Similarly, as you may recall, it was nearly a year ago when Governor Sarah Palin filed a trademark application seeking registration of her own name. Although Ms. Palin’s application was the topic of many jokes on late night television programming, as will undoubtedly be the case regarding the “Blue Ivy” mark as well, you may be surprised to learn that the Trademark Act of 1946 contains specific provisions allowing a person to obtain a trademark covering their name. Chapter 1300 of the Trademark Manual of Examining Procedure (“TMEP”) defines the criteria which, if met, permit a person to successfully obtain a trademark covering their name. Not unlike other trademark applications, the application must cover a mark which identifies the goods or services associated with that mark, and must function as an indication as to the source of those goods or services while distinguishing them from others. As a result, any person may seek registration of their name, provided they can demonstrate that their name is so distinctive that the public immediately thinks of them when the name is heard. 

A name can accomplish the requisite distinctive qualities in two primary ways: 1) by being an extremely unusual name (unfortunately Plamondon is probably not an unusual enough name, however, a name like “Beezow Doo-Doo Zopittybop-Bop-Bop (the name of a man arrested last week in Madison, Wisconsin) likely will suffice); or 2) by continuously using your name in commerce so that it acquires “secondary meaning.”

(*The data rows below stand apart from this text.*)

template <int R, int P, int MODE>
__global__ __launch_bounds__((ColPlan<R, P>::NT), (3 * ColPlan<R, P>::lds <= 160 * 1024) ? 3 : 2) void fft_cols_rp_kernel(ColArgs a, const float2* __restrict__ twT) {
    constexpr int H = R * P, TC = 256 / P, CJ = 32 / P, NG = 8, KS = ColPlan<R, P>::KS, NJ = R * NG, NT = ColPlan<R, P>::NT;
    static_assert(TC / CJ == NG, "8 column groups");
    extern __shared__ __attribute__((aligned(16))) unsigned char smem_cols[];
    f2* Y = reinterpret_cast<f2*>(smem_cols);
    f2* twl = Y + R * KS;
    const int tid = threadIdx.x, Wf = a.Wf;
    const bool io = NT == 256 || tid < 256;
    for (int i = tid; i < (P - 1) * R; i += NT) twl[i] = f2{twT[R + i].x, twT[R + i].y};
    int plane, col0;
    {
        const int ntile = (Wf + TC - 1) / TC;
        const long total = (long)ntile * a.planes, per_xcd = (total + 7) / 8;
        const long w = (long)(blockIdx.x & 7) * per_xcd + (blockIdx.x >> 3);
        if (w >= total) return;
        const int C = a.C, CH = (C % 8 == 0) ? 8 : 1;
        const long grp = w / CH;
        const int ci = (int)(w - grp * CH);
        const long rest = grp / ntile;
        col0 = (int)(grp - rest * ntile) * TC;
        const int nchunk = C / CH;
        const long b = rest / nchunk;
        plane = (int)(b * C + (rest - b * nchunk) * CH + ci);
    }
    const int c = tid & (TC - 1), n2 = (tid & 255) / TC;
    const bool live = col0 + c < Wf;
    const int col = live ? col0 + c : Wf - 1;
    const long plane_bins = (long)H * Wf;
    const __amdgpu_buffer_rsrc_t rz = cols_rsrc(a.z + (long)plane * plane_bins, plane_bins * 8);
    const unsigned zoff = (unsigned)(n2 * Wf + col) * 8u, zstep = (unsigned)(P * Wf) * 8u;

    if (MODE != COL_INV_POLAR && io) {
        f2 u[R];
        sfor<0, R>([&](auto n1) { u[decltype(n1)::value] = bload2(rz, zoff, (unsigned)decltype(n1)::value * zstep); });
        fftr::dft_nat<R, false>(u);
        sfor<0, R>([&](auto k1) { Y[decltype(k1)::value * KS + tid] = u[decltype(k1)::value]; });
    }

    int jt = tid + 64 * (int)((blockIdx.x >> 3) % (NT / 64));
    if (jt >= NT) jt -= NT;
    const bool worker = jt < NJ;
    const int k1 = worker ? jt >> 3 : 0, cg = jt & 7;
    unsigned binq[CJ];
    bool liveq[CJ];
#pragma unroll
    for (int cc = 0; cc < CJ; ++cc) {
        liveq[cc] = col0 + cc * NG + cg < Wf;
        binq[cc] = (unsigned)(k1 * Wf + (liveq[cc] ? col0 + cc * NG + cg : Wf - 1));
    }
    const unsigned kstep = (unsigned)(R * Wf);
    constexpr int NB = (3 * ColPlan<R, P>::lds <= 160 * 1024) ? 16 : 4, BS = 32 / NB;
    fdn_u32x4 g0[2][BS];
    fdn_u32x2 g1[2][BS];
    __amdgpu_buffer_rsrc_t rg = rz;
    float wa0 = 0, wa1 = 0, wa2 = 0, wp0 = 0, wp1 = 0, wp2 = 0;
    auto gload = [&](auto bb) __attribute__((always_inline)) {
        constexpr int Bb = decltype(bb)::value;
        sfor<0, BS>([&](auto i) {
            constexpr int q = Bb * BS + decltype(i)::value, cc = q / P, k2 = fftr::brev(q % P, P);
            g0[Bb & 1][decltype(i)::value] = __builtin_amdgcn_raw_buffer_load_b128(rg, binq[cc] * 32u, (unsigned)k2 * kstep * 32u, 0);
            g1[Bb & 1][decltype(i)::value] = __builtin_amdgcn_raw_buffer_load_b64(rg, binq[cc] * 32u, (unsigned)k2 * kstep * 32u + 16u, 0);
        });
    };
    if (MODE == COL_FCAFFN) {
        const int b = plane / a.C, ch = plane - b * a.C;
        wa0 = a.wxa[ch * 3]; wa1 = a.wxa[ch * 3 + 1]; wa2 = a.wxa[ch * 3 + 2];
        wp0 = a.wxp[ch * 3]; wp1 = a.wxp[ch * 3 + 1]; wp2 = a.wxp[ch * 3 + 2];
        rg = cols_rsrc(a.guide + (long)b * plane_bins * 2, plane_bins * 32);
        if (worker) gload(std::integral_constant<int, 0>{});
// ... 88 lines not shown
            for (int cc = 0; cc < CJ; ++cc) inq[cc] = (unsigned)(k1 * a.Wfin + ((int)binq[cc] - k1 * Wf)) * 4u;
            const unsigned instep = (unsigned)(R * a.Wfin) * 4u;
            sfor<0, NB>([&](auto bb) {
                constexpr int Bb = decltype(bb)::value;
                float mg[BS], ph[BS];
                sfor<0, BS>([&](auto i) {
                    constexpr int I = decltype(i)::value, q = Bb * BS + I, cc = q / P, k2 = fftr::brev(q % P, P);
                    mg[I] = __uint_as_float(__builtin_amdgcn_raw_buffer_load_b32(rm, inq[cc], (unsigned)k2 * instep, 0));
                    ph[I] = __uint_as_float(__builtin_amdgcn_raw_buffer_load_b32(rp, inq[cc], (unsigned)k2 * instep, 0));
                });
                sfor<0, BS>([&](auto i) {
                    constexpr int I = decltype(i)::value, q = Bb * BS + I;
                    float sn, cs;
                    fdn_sincos(ph[I], &sn, &cs);
                    v[q] = f2{mg[I] * cs, mg[I] * sn};
                });
            });
        }
#pragma unroll
        for (int cc = 0; cc < CJ; ++cc) fftr::fft_dit<P, true>(v + cc * P);
        asm volatile("" ::: "memory");
        sfor<0, P>([&](auto n) {
            constexpr int N2 = decltype(n)::value;
            if constexpr (N2 > 0) {
                const f2 w = twl[(N2 - 1) * R + k1];
#pragma unroll
                for (int cc = 0; cc < CJ; ++cc) v[cc * P + N2] = fftr::cmulc(v[cc * P + N2], w);
            }
#pragma unroll
            for (int cc = 0; cc < CJ; ++cc) yb[N2 * TC + cc * NG] = v[cc * P + N2];
        });
    } else if (MODE == COL_FWD) {
        return;
    }
    __syncthreads();
    if (io) {
        f2 u[R];
        sfor<0, R>([&](auto k) { u[decltype(k)::value] = Y[decltype(k)::value * KS + tid]; });
        fftr::dft_nat<R, true>(u);
        if (live) sfor<0, R>([&](auto n1) { bstore2(u[decltype(n1)::value], rz, zoff, (unsigned)decltype(n1)::value * zstep); });
    }
}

Because changing your name to Beezow Doo-Doo Zopittybop-Bop-Bop is impractical for most of us, those with less unusual monikers must use their name in commerce until the mere mention of their name causes a person to immediately identify that name with them. While this condition likely already exists for people like Sarah Palin who seek registration of their name, it may be much more difficult for the “John Jones” and “Steve Smiths” of the world.

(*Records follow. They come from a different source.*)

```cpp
template <int B, int R>
void launch_strip(const SadParams& p, int pairs, hipStream_t s) {
    using C = StripCfg<B, R>;
    const int strips_per_row = (p.nbx + C::NB - 1) / C::NB;
    const int total = strips_per_row * p.nby * pairs;
    const int nwg = ((total + kStripWaves - 1) / kStripWaves + 7) / 8 * 8;
    SadParams q = p;
    strip_div_magic(q, strips_per_row);
    hipLaunchKernelGGL((sad_strip_kernel<B, R>), dim3(nwg), dim3(64 * kStripWaves), 0, s, q, strips_per_row, total);
}

int launch_pde_16_16(ofps_hip_ctx* ctx, const SadParams& p, int pairs, hipStream_t s) {
    using C = StripCfg<16, 16>;
    const int strips_per_row = (p.nbx + C::NB - 1) / C::NB;
    const int total = strips_per_row * p.nby * pairs;
    auto* strip_list = static_cast<uint32_t*>(ofps::scratch(ctx, ofps::S_SAD_LIST, (size_t)(total + 1) * sizeof(uint32_t)));
    if (!strip_list) return OFPS_HIP_ENOMEM;
    OFPS_HIP_TRY(ctx, hipMemsetAsync(strip_list, 0, sizeof(uint32_t), s));
    const int nwg = ((total + kStripWaves - 1) / kStripWaves + 7) / 8 * 8;
    hipLaunchKernelGGL(sad_pde_kernel, dim3(nwg), dim3(64 * kStripWaves), 0, s, p, strips_per_row, total, strip_list);
    const int nwg_ind = nwg < 8 * ctx->num_cus ? nwg : 8 * ctx->num_cus;
    SadParams q = p;
    strip_div_magic(q, strips_per_row);
    hipLaunchKernelGGL((sad_strip_list_kernel<16, 16>), dim3(nwg_ind), dim3(64 * kStripWaves), 0, s, q, strips_per_row,
                       (const uint32_t*)strip_list);
    return OFPS_HIP_OK;
}

}

extern "C" {

size_t ofps_hip_sad_block_count(int W, int H, int block) {
    if (W <= 0 || H <= 0 || block <= 0) return 0;
    return (size_t)(W / block) * (size_t)(H / block);
}

}

namespace {
int sad_check_args(ofps_hip_ctx* ctx, const ofps::SadFrames& f, int block, int range) {
    OFPS_REQUIRE(ctx, f.W > 0 && f.H > 0 && f.stride >= f.W, "sad_flow: bad geometry W=%d H=%d stride=%d", f.W, f.H, f.stride);
    OFPS_REQUIRE(ctx, f.stride % 4 == 0 && ((uintptr_t)f.prev_base % 4) == 0 && ((uintptr_t)f.cur_base % 4) == 0 &&
                          f.prev_pitch % 4 == 0 && f.cur_pitch % 4 == 0,
                 "sad_flow: rows must be 4-byte aligned (stride=%d)", f.stride);
    OFPS_REQUIRE(ctx, block >= 1 && block <= 64 && range >= 0 && range <= 64,
                 "sad_flow: block=%d range=%d outside [1,64]/[0,64]", block, range);
    return OFPS_HIP_OK;
}

SadParams sad_params(const ofps::SadFrames& f, int block, void* d_out_entries, void* d_out_best) {
    SadParams p{};
    p.prev_base = f.prev_base; p.cur_base = f.cur_base;
    p.prev_pitch = f.prev_pitch; p.cur_pitch = f.cur_pitch;
    p.W = f.W; p.H = f.H; p.stride = f.stride;
    p.nbx = f.W / block; p.nby = f.H / block;
    p.nx = 1.0f / (float)f.W; p.ny = 1.0f / (float)f.H;
    p.out_entries = static_cast<float4*>(d_out_entries);
    p.out_best = static_cast<int*>(d_out_best);
    return p;
}

int sad_launch(ofps_hip_ctx* ctx, const ofps::SadFrames& f, int pairs, int block, int range, void* d_out_entries, void* d_out_best) {
    const SadParams p = sad_params(f, block, d_out_entries, d_out_best);
    hipStream_t s = ctx->stream;
    const int key = block * 1000 + range;
    const bool force_block = ctx->opt.sad_force_block != 0;
    const bool strip_ok = !force_block && f.stride % 16 == 0 && ((uintptr_t)f.prev_base % 16) == 0 &&
                          ((uintptr_t)f.cur_base % 16) == 0 && f.prev_pitch % 16 == 0 && f.cur_pitch % 16 == 0 &&
                          (long long)p.nbx * p.nby * pairs < (1ll << 28) && (long long)p.nbx * p.nby < (1ll << 20);
    switch (key) {
        case 16016:
            if (strip_ok && ctx->sad_mode == OFPS_HIP_SAD_PRUNED) {
                const int rc = launch_pde_16_16(ctx, p, pairs, s);
                if (rc != OFPS_HIP_OK) return rc;
            } else if (strip_ok) launch_strip<16, 16>(p, pairs, s);
            else launch_qsad<16, 16, 5>(p, pairs, s);
            break;
        case 16008:
            if (strip_ok) launch_strip<16, 8>(p, pairs, s); else launch_qsad<16, 8, 3>(p, pairs, s);
            break;
        case 16032:
            if (strip_ok) launch_strip<16, 32>(p, pairs, s); else launch_qsad<16, 32, 5>(p, pairs, s);
            break;
        case 8032:
            if (strip_ok) launch_strip<8, 32>(p, pairs, s); else launch_qsad<8, 32, 5>(p, pairs, s);
            break;
        case 8016:
            if (strip_ok) launch_strip<8, 16>(p, pairs, s); else launch_qsad<8, 16, 5>(p, pairs, s);
            break;
        case 8008:
            if (strip_ok) launch_strip<8, 8>(p, pairs, s); else launch_qsad<8, 8, 3>(p, pairs, s);
            break;
#define OFPS_STRIP_CASE(BB, RR)                                         \
        case BB * 1000 + RR:                                            \
            if (strip_ok) { launch_strip<BB, RR>(p, pairs, s); break; } \
            [[fallthrough]];
        OFPS_STRIP_CASE(16, 12) OFPS_STRIP_CASE(16, 20) OFPS_STRIP_CASE(16, 24) OFPS_STRIP_CASE(16, 28)
// ... 128 lines not shown
```

Baseline: 525.6.

## Replace two-kernel PDE SAD with single-pass row-chunk pruning kernel

Adds a single kernel for the 16x16 +-16 full search. It computes a partial SAD over a row subset, takes an upper bound from the best candidate's full SAD, and then finishes only the dy chunks that still hold a live candidate, falling back to all chunks once enough rows survive. This replaces the previous PDE kernel plus indirect strip-list kernel, removing the second launch and its list traffic. The cost is more register pressure, wavefront-scope LDS atomics for the per-column minima, and a new tunable density threshold option.

```diff
diff --git a/ofps_amd/csrc/common.hpp b/ofps_amd/csrc/common.hpp
--- a/ofps_amd/csrc/common.hpp
+++ b/ofps_amd/csrc/common.hpp
@@ -178,6 +178,7 @@
 
     struct Options {
         int sad_force_block = 0;
+        int sad_pde_dense = 34;
         int densify_no_small = 0;
         int almeida_path = 0;
         int almeida_ept = 0;
diff --git a/ofps_amd/csrc/ctx.hip b/ofps_amd/csrc/ctx.hip
--- a/ofps_amd/csrc/ctx.hip
+++ b/ofps_amd/csrc/ctx.hip
@@ -51,6 +51,9 @@
         if (!unset && strcmp(value, "block") && strcmp(value, "strip"))
             return set_error(ctx, OFPS_HIP_EINVAL, "%s: '%s' is not block|strip", name, value);
         o.sad_force_block = !unset && !strcmp(value, "block");
+    } else if (!strcmp(name, "OFPS_HIP_SAD_PDE_DENSE")) {
+        if (!unset && (strspn(value, "0123456789") != strlen(value) || strlen(value) > 2)) return set_error(ctx, OFPS_HIP_EINVAL, "%s: '%s' outside [0, 99]", name, value);
+        o.sad_pde_dense = unset ? dflt.sad_pde_dense : iv;
     } else if (!strcmp(name, "OFPS_HIP_DENSIFY_NO_SMALL")) {
         o.densify_no_small = unset ? dflt.densify_no_small : (iv != 0);
     } else if (!strcmp(name, "OFPS_HIP_ALMEIDA_PATH")) {
@@ -179,7 +182,7 @@
 }
 
 static const char* const kOptionNames[] = {
-    "OFPS_HIP_SAD_KERNEL", "OFPS_HIP_DENSIFY_NO_SMALL", "OFPS_HIP_ALMEIDA_PATH", "OFPS_HIP_ALMEIDA_EPT", "OFPS_HIP_ALMEIDA_BLOCK",
+    "OFPS_HIP_SAD_KERNEL", "OFPS_HIP_SAD_PDE_DENSE", "OFPS_HIP_DENSIFY_NO_SMALL", "OFPS_HIP_ALMEIDA_PATH", "OFPS_HIP_ALMEIDA_EPT", "OFPS_HIP_ALMEIDA_BLOCK",
     "OFPS_HIP_ALMEIDA_HIER", "OFPS_HIP_ALMEIDA_FAST", "OFPS_HIP_ALMEIDA_ONE_XCD", "OFPS_HIP_ALMEIDA_PROF", "OFPS_HIP_LK_PROF", "OFPS_HIP_LK_SERIAL", "OFPS_HIP_FB_PREPARE_AHEAD", "OFPS_HIP_MULTI_RCCL",
     "OFPS_HIP_SAD_MOTION_SCALE", "OFPS_HIP_DETECT_COMPENSATE", "OFPS_HIP_SAD_GATE", "OFPS_HIP_SAD_CONSISTENCY", "OFPS_HIP_SAD_LEVELS",
     "OFPS_HIP_SAD_PREDICTORS", "OFPS_HIP_SAD_PREFILTER", "OFPS_HIP_SAD_MEDIAN", "OFPS_HIP_SAD_BATCH_FILTER",
diff --git a/ofps_amd/csrc/sad.hip b/ofps_amd/csrc/sad.hip
--- a/ofps_amd/csrc/sad.hip
+++ b/ofps_amd/csrc/sad.hip
@@ -896,6 +896,338 @@
     if (blk_on && g == 0) write_block_result(p, pair, bx, by, B, R, bestk[b]);
 }
 
+#ifndef OFPS_SAD_PDE
+#define OFPS_SAD_PDE 2
+#endif
+constexpr int kSadPde = OFPS_SAD_PDE;
+
+struct PdeRowsCfg {
+    static constexpr int B = 16, R = 16;
+    using C = StripCfg<B, R>;
+    static constexpr int TILE_DW = C::TILE_H * C::SW;
+    static constexpr int CUR_DW = PdeCfg::CUR_DW;
+    static constexpr int OFF_CUR = TILE_DW, OFF_MIN = OFF_CUR + CUR_DW;
+    static constexpr int WAVE_DW = OFF_MIN + 4 * 64;
+    static_assert(C::COMPACT_KEY && C::SPLIT == 1 && C::NP == C::NCAND, "written for the +-16 geometry");
+    static_assert((C::NG - 1) * C::KE2 + B + C::KE2 - 2 < C::TILE_H, "the dx = +R chunks must stay inside the window");
+};
+
+__device__ __forceinline__ void pde_fold(unsigned long long a, uint32_t low, uint32_t hmask, uint32_t* amin) {
+    const uint32_t lo = (uint32_t)a, hi = (uint32_t)(a >> 32);
+    const uint32_t k[4] = {(lo << 16) | low, (lo & hmask) | low, (hi << 16) | low, (hi & hmask) | low};
+#pragma unroll
+    for (int j = 0; j < 4; ++j) __hip_atomic_fetch_min(amin + 64 * j, k[j], __ATOMIC_RELAXED, __HIP_MEMORY_SCOPE_WAVEFRONT);
+}
+
+#ifndef OFPS_SAD_PDE_CH
+#define OFPS_SAD_PDE_CH 3
+#endif
+constexpr int PDE_CH = OFPS_SAD_PDE_CH;
+template <int K>
+__device__ __forceinline__ void pde_chunk(unsigned long long take, int ilo, int ihi, unsigned long long (&acc)[PdeRowsCfg::C::NP],
+                                          const uint32_t (&c)[PdeRowsCfg::B][PdeRowsCfg::C::BW], const uint32_t* lds, uint32_t tile_off,
+                                          uint32_t hmask, uint32_t* amin) {
+    using C = PdeRowsCfg::C;
+    constexpr int B = PdeRowsCfg::B, R = PdeRowsCfg::R;
+    constexpr int I0 = K * PDE_CH, N = I0 + PDE_CH <= C::NCAND ? PDE_CH : C::NCAND - I0;
+    constexpr int ROWS = N + B - 2;
+    constexpr int GR = (255 - C::BW) / C::SW + 1;
+    if ((take >> K) & 1ull) {
+        uint32_t base = tile_off + (I0 + 1) * C::SW;
+        asm volatile("" : "+v"(base));
+        auto load = [&](int r, unsigned long long (&w)[C::BW]) {
+            if (r > 0 && r % GR == 0) {
+                base += GR * C::SW;
+                asm volatile("" : "+v"(base));
+            }
+#pragma unroll
+            for (int q = 0; q < C::BW; ++q) w[q] = reinterpret_cast<const U64A4*>(lds + base + (r % GR) * C::SW + q)->v;
+        };
+        unsigned long long nxt[C::BW];
+        load(0, nxt);
+#pragma unroll
+        for (int r = 0; r < ROWS; ++r) {
+            unsigned long long win[C::BW];
+#pragma unroll
+            for (int q = 0; q < C::BW; ++q) win[q] = nxt[q];
+            if (r + 1 < ROWS) load(r + 1, nxt);
+#pragma unroll
+            for (int ii = 0; ii < N; ++ii) {
+                const int y = r + 1 - ii;
+                if (y >= 1 && y < B && y % PdeCfg::STEP != 0) {
+#pragma unroll
+                    for (int q = 0; q < C::BW; ++q) acc[I0 + ii] = __builtin_amdgcn_qsad_pk_u16_u8(win[q], c[y][q], acc[I0 + ii]);
+                }
+            }
+            asm volatile("" : : : "memory");
+        }
+#pragma unroll
+        for (int ii = 0; ii < N; ++ii) {
+            const int i = I0 + ii, dy = i - R;
+            pde_fold(acc[i], (i >= ilo && i <= ihi) ? (uint32_t)((dy * dy) << 6 | i) : 0xFFFFFFFFu, hmask, amin);
+        }
+    }
+}
+template <int... K>
+__device__ __forceinline__ void pde_chunks(unsigned long long take, int ilo, int ihi, unsigned long long (&acc)[PdeRowsCfg::C::NP],
+                                           const uint32_t (&c)[PdeRowsCfg::B][PdeRowsCfg::C::BW], const uint32_t* lds, uint32_t tile_off,
+                                           uint32_t hmask, uint32_t* amin, std::integer_sequence<int, K...>) {
+    (pde_chunk<K>(take, ilo, ihi, acc, c, lds, tile_off, hmask, amin), ...);
+}
+
+__global__ __launch_bounds__(64 * kStripWaves, 3) void sad_pde_rows_kernel(const SadParams p, int strips_per_row, int total_strips, int dense_t,
+                                                                           uint32_t* __restrict__ unpruned) {
+    using P = PdeRowsCfg;
+    using C = P::C;
+    constexpr int B = P::B, R = P::R;
+    __shared__ __attribute__((aligned(16))) uint32_t lds[kStripWaves * P::WAVE_DW];
+
+    const int wave = __builtin_amdgcn_readfirstlane(threadIdx.x >> 6);
+    const int lane = threadIdx.x & 63;
+    const int per_xcd = gridDim.x / 8;
+    const int lwg = (int)(blockIdx.x % 8) * per_xcd + (int)(blockIdx.x / 8);
+    const int strip = lwg * kStripWaves + wave;
+    if (strip >= total_strips) return;
+    const int strips_per_pair = strips_per_row * p.nby;
+    const int pair = (int)div48((unsigned)strip, p.div_spp);
+    const int rem = strip - pair * strips_per_pair;
+    const int by = (int)div48((unsigned)rem, p.div_spr);
+    const int bx0 = (rem - by * strips_per_row) * C::NB;
+    const uint8_t* __restrict__ prev = p.prev_base + (size_t)pair * p.prev_pitch;
+    const uint8_t* __restrict__ cur = p.cur_base + (size_t)pair * p.cur_pitch;
+    uint32_t* tile = lds + wave * P::WAVE_DW;
+    uint32_t* curl = tile + P::OFF_CUR;
+    uint32_t* amin = tile + P::OFF_MIN + lane;
+
+    const int b = lane / C::NG, g = lane % C::NG;
+    const int bx = bx0 + b;
+    const bool blk_on = bx < p.nbx;
+    const int y0 = by * B;
+
+    {
+        constexpr int LR = 64 / C::TILE_WG;
+        constexpr int STEPS = (C::TILE_H + LR - 1) / LR;
+        const int tx0 = bx0 * B - R, ty0 = y0 - R;
+        const int sr = lane / C::TILE_WG, sc = lane - sr * C::TILE_WG;
+        const int gx = tx0 + C::GRAN * sc;
+        const bool lane_on = sr < LR && gx >= 0 && gx < p.W;
+        const uint8_t* src = prev + (ptrdiff_t)(ty0 + sr) * p.stride + gx;
+        uint32_t* dst = tile + sr * C::SW + C::GDW * sc;
+        static_assert(C::GRAN == 16, "16-byte granules");
+#pragma unroll
+        for (int it = 0; it < STEPS; ++it) {
+            const int row = sr + it * LR;
+            const bool row_in_tile = (it + 1) * LR <= C::TILE_H || row < C::TILE_H;
+            if (lane_on && row_in_tile && (unsigned)(ty0 + row) < (unsigned)p.H)
+                *reinterpret_cast<uint4*>(dst + it * LR * C::SW) = *reinterpret_cast<const uint4*>(src + (ptrdiff_t)(it * LR) * p.stride);
+        }
+#pragma unroll
+        for (int k = 0; k < 2; ++k) {
+            const int idx = lane + 64 * k, row = idx / C::NB, blk = idx % C::NB;
+            const int bxc = min(bx0 + blk, p.nbx - 1);
+            *reinterpret_cast<uint4*>(curl + row * (C::NB * C::BW) + blk * C::BW) =
+                *reinterpret_cast<const uint4*>(cur + (size_t)(y0 + row) * p.stride + bxc * B);
+        }
+#pragma unroll
+        for (int j = 0; j < 4; ++j) amin[64 * j] = 0xFFFFFFFFu;
+    }
+    __builtin_amdgcn_fence(__ATOMIC_RELEASE, "wavefront");
+    __builtin_amdgcn_wave_barrier();
+    __builtin_amdgcn_fence(__ATOMIC_ACQUIRE, "wavefront");
+
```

Blue Ivy is probably a sufficiently distinct name capable of supporting a trademark registration. Beyond its distinctive qualities as a name, the fact that Blue Ivy’s parents are (apparently) superstars makes it seem likely that Ms. Blue Ivy could successfully prosecute an application for trademark registration of her name (assuming she was old enough to sign the application). In the event, however, there proves to be myriad individuals whose parents have blessed them with the name “Blue Ivy,” causing the name to lose the required level of distinctiveness to satisfy the Patent and Trademark Office, Ms. Blue Ivy may also be successful in trademarking her name if she follows in the footsteps of her famous parents, such that her name acquires the requisite distinctive qualities by becoming synonymous with her person. In the meantime, we can add this to the list of questions for expecting parents to ponder when selecting a name of their new bundle of joy.